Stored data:
+__device__ __forceinline__ void idx2_pairs_fill(const PairsJob &j, const int32_t *ws, int block, Idx2PairLds &s) {
+    idx2_pair_tables(j, ws, s);
+    const int lane = threadIdx.x & 63;
+    const int g = 16 * block + (threadIdx.x >> 6);
+    const int n_agt = j.n_agt, n_scenes = j.n_scenes;
+    if (g >= n_agt) return;
+    const int sc = find_scene_lds(s.raw, n_scenes, g);
+    int c0 = j.ctx_off[sc], c1 = j.ctx_off[sc + 1];
+    c0 = c0 < 0 ? 0 : c0 > j.n_ctx ? j.n_ctx : c0;
+    c1 = c1 < c0 ? c0 : c1 > j.n_ctx ? j.n_ctx : c1;
+    const float2 a = j.agt[g];
+    const int beside = lane < (g & 15) ? ws[(g & ~15) + lane] : 0;
+    int hb = 0, wb = 0, h_used = 0, t_sc = 0;
+    for (int s0 = 0; s0 < n_scenes; s0 += 64) {
+        const int i = s0 + lane;
+        if (i < n_scenes) {
+            int t, th, tw;
+            idx2_scene_terms(j, s, i, &t, &th, &tw);
+            if (i < sc) { hb += th; wb += tw; }
+            if (i == sc) t_sc = t;
+            h_used += th;
+        }
+    }
+    hb = wave_sum(hb); wb = wave_sum(wb); h_used = wave_sum(h_used); t_sc = wave_sum(t_sc);
+    int64_t pos = s.cpre[g >> 4] + wave_sum(beside);
+    const int P = s.cpre[(n_agt + 15) / 16];
+    const int hval = g - s.raw[sc] + hb, wbase = wb - c0;
+    if (lane == 0) {
+        j.rp()[g] = (int)pos;
+        const bool advances = !j.legacy || t_sc > 0;
+        const int q2 = h_used + g - hb;
+        const int Pc = (int64_t)P > j.cap ? (int)j.cap : P;
+        if (advances) { if (hval >= 0 && hval <= n_agt) j.rowptr_q[hval] = pos > j.cap ? (int)j.cap : (int)pos; }
+        else if (q2 >= 0 && q2 <= n_agt) j.rowptr_q[q2] = Pc;
+        if (g == 0) j.rowptr_q[n_agt] = Pc;
+    }
+    for (int s0 = c0; s0 < c1; s0 += 64) {
+        const int sx = s0 + lane;
+        bool ok = false;
+        if (sx < c1) {
+            const float2 c = j.ctx[sx];
+            ok = within(a.x, a.y, c.x, c.y, j.th);
+        }
+        const unsigned long long m = __ballot(ok);
+        if (ok) {
+            const int64_t o = pos + __popcll(m & ((1ull << lane) - 1ull));
+            if (o < j.cap) { j.hi[o] = hval; j.wi[o] = sx + wbase; }
+        }
+        pos += __popcll(m);
+    }
+}
+
+__global__ __launch_bounds__(kB2) void k_index2_build(const Index2Params q) {
+    __shared__ Idx2Lds s;
+    __shared__ int s_last;
+    const IndexParams &p = q.p;
+    const int bid = blockIdx.x;
+    if (bid >= q.n_runs) {
+        if (bid < q.n_runs + p.n_jobs) {
+            const int jn = bid - q.n_runs;
+            idx2_job_header(p.jobs.j[jn], q.pair_cnt + q.job_ws0[jn], s.pair);
+        } else {
+            const int b = bid - q.n_runs - p.n_jobs;
+            int jn = 0;
+            while (jn + 1 < p.n_jobs && b >= p.job_blocks[jn + 1]) ++jn;
+            idx2_pairs_fill(p.jobs.j[jn], q.pair_cnt + q.job_ws0[jn], b - p.job_blocks[jn], s.pair);
+        }
+        return;
+    }
+    idx2_run_build(q, bid, s.run);
+    asm volatile("s_waitcnt vmcnt(0) lgkmcnt(0)" ::: "memory");
+    __syncthreads();
+    if (threadIdx.x == 0) s_last = atomicAdd(&q.ctr[kIdx2Ctr - 1], 1) == q.n_runs - 1;
+    __syncthreads();
+    if (s_last)
+        for (int i = threadIdx.x; i < kIdx2Ctr; i += kB2) q.ctr[i] = 0;
+}
+
+template <int RB, int F>
+static void launch_index2_count(unsigned grid, hipStream_t st, const Index2Params &d) {
+    hipLaunchKernelGGL((k_index2_count<RB, F>), dim3(grid), dim3(256), 0, st, d);
 }
 
 __global__ __launch_bounds__(256) void k_sq_bound(const int32_t *rowptr, const int32_t *col, int64_t n, int32_t *ub) {
@@ -705,15 +1134,13 @@
     return k < 0 ? k : k + kIdxMaxTiles;
 }
 
-int lgcn_index_build(const lgcn_index_t *ph, void *stream) {
-    LGCN_CHECK_PTR(ph);
-    const lgcn_index_t &q = *ph;
+static int index_params(const lgcn_index_t &q, bool need_cnt, IndexParams &p, int64_t *total_out) {
     if (q.n_rel < 1 || q.n_rel > LGCN_MAX_REL || q.n_nodes < 0 || q.n_seg < 1 || q.n_jobs < 0 || q.n_jobs > 4 || q.n_elem < 0)
         return LGCN_EINVAL;
-    LGCN_CHECK_PTR(q.rowptr); LGCN_CHECK_PTR(q.cnt);
+    LGCN_CHECK_PTR(q.rowptr);
+    if (need_cnt) LGCN_CHECK_PTR(q.cnt);
     if (((uintptr_t)q.cnt & 7u) != 0) return LGCN_EALIGN;
     if (q.n_jobs > 0) LGCN_CHECK_PTR(q.jobs);
-    IndexParams p;
     p.idx_local = q.idx_local; p.seg_off = q.seg_off; p.seg_base = q.seg_base; p.n_seg = q.n_seg; p.n_rel = q.n_rel;
     p.start[0] = 0;
     for (int r = 0; r < q.n_rel; ++r) {
@@ -758,6 +1185,18 @@
         for (int k = 0; k < 4; ++k) p.jobs.j[k] = z;
     }
     p.edge_blocks = total > 0 ? (int)grid_for(total, 256, 1024) : 0;
+    *total_out = total;
+    return LGCN_OK;
+}
+
+int lgcn_index_build(const lgcn_index_t *ph, void *stream) {
+    LGCN_CHECK_PTR(ph);
+    const lgcn_index_t &q = *ph;
+    IndexParams p;
+    int64_t total;
+    const int rc = index_params(q, true, p, &total);
+    if (rc != LGCN_OK) return rc;
+    const int64_t nk1 = p.n_keys1;
     p.scan_blocks = (int)((nk1 + kIdxScanTile - 1) / kIdxScanTile);
     hipStream_t st = (hipStream_t)stream;
     const unsigned g13 = (unsigned)(p.edge_blocks + p.job_blocks[4]);
@@ -766,6 +1205,90 @@
     hipLaunchKernelGGL(k_index_scan, dim3((unsigned)(p.scan_blocks + q.n_jobs)), dim3(1024), 0, st, p);
     if (g13 > 0) hipLaunchKernelGGL((k_index_edges<1>), dim3(g13), dim3(256), 0, st, p);
     if (total > 0) hipLaunchKernelGGL(k_index_sort, dim3((unsigned)((nk1 + 255) / 256)), dim3(256), 0, st, p);
+    return launch_status();
+}
+
+int64_t lgcn_index2_cnt_words(void) { return (kIdx2Ctr + 1) / 2; }
+
+int64_t lgcn_index2_pair_ws_elems(int64_t n_agt) { return n_agt < 0 ? (int64_t)LGCN_EINVAL : n_agt + (n_agt + 15) / 16; }
+
+int lgcn_index2_ok(int64_t n_nodes, int n_rel, int n_scenes, int64_t max_scene_edges, int64_t max_scene_rows) {
+    return n_nodes >= 0 && n_nodes < (int64_t)kMaxRuns * kRunNodes && n_rel >= 1 && n_rel <= LGCN_MAX_REL && n_scenes >= 1 &&
+           n_scenes <= kIdx2MaxScenes && max_scene_edges >= 0 && max_scene_edges <= kIdx2MaxSceneEdges && max_scene_rows >= 0 &&
+           max_scene_rows <= kIdx2MaxSceneRows;
+}
+
+int lgcn_index_build2(const lgcn_index_t *ph, const lgcn_index2_t *xh, void *stream) {
+    LGCN_CHECK_PTR(ph); LGCN_CHECK_PTR(xh);
+    const lgcn_index_t &q = *ph;
+    const lgcn_index2_t &x = *xh;
+    Index2Params d;
+    int64_t total;
+    int rc = index_params(q, false, d.p, &total);
+    if (rc != LGCN_OK) return rc;
+    d.p.scan_blocks = 0;
+    if (x.n_scenes < 1 || x.n_scenes > kIdx2MaxScenes) return LGCN_EINVAL;
+    if (q.n_nodes >= (int64_t)kMaxRuns * kRunNodes) return LGCN_ESHAPE;
+    if ((int64_t)q.n_seg != 2 * (int64_t)q.n_rel * x.n_scenes) return LGCN_EINVAL;
+    LGCN_CHECK_PTR(x.node_off); LGCN_CHECK_PTR(x.ctr); LGCN_CHECK_PTR(q.seg_off);
+    if (((uintptr_t)q.uv & 7u) != 0) return LGCN_EALIGN;
+    int64_t ws = 0;
+    d.p.job_blocks[0] = 0;
+    for (int k = 0; k < 4; ++k) {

▸ THE PROBLEM
Read through the entries above and copy each line that has the string "else" in it.

▸ SOLUTION TO THIS EXERCISE
+        else if (q2 >= 0 && q2 <= n_agt) j.rowptr_q[q2] = Pc;
+        } else {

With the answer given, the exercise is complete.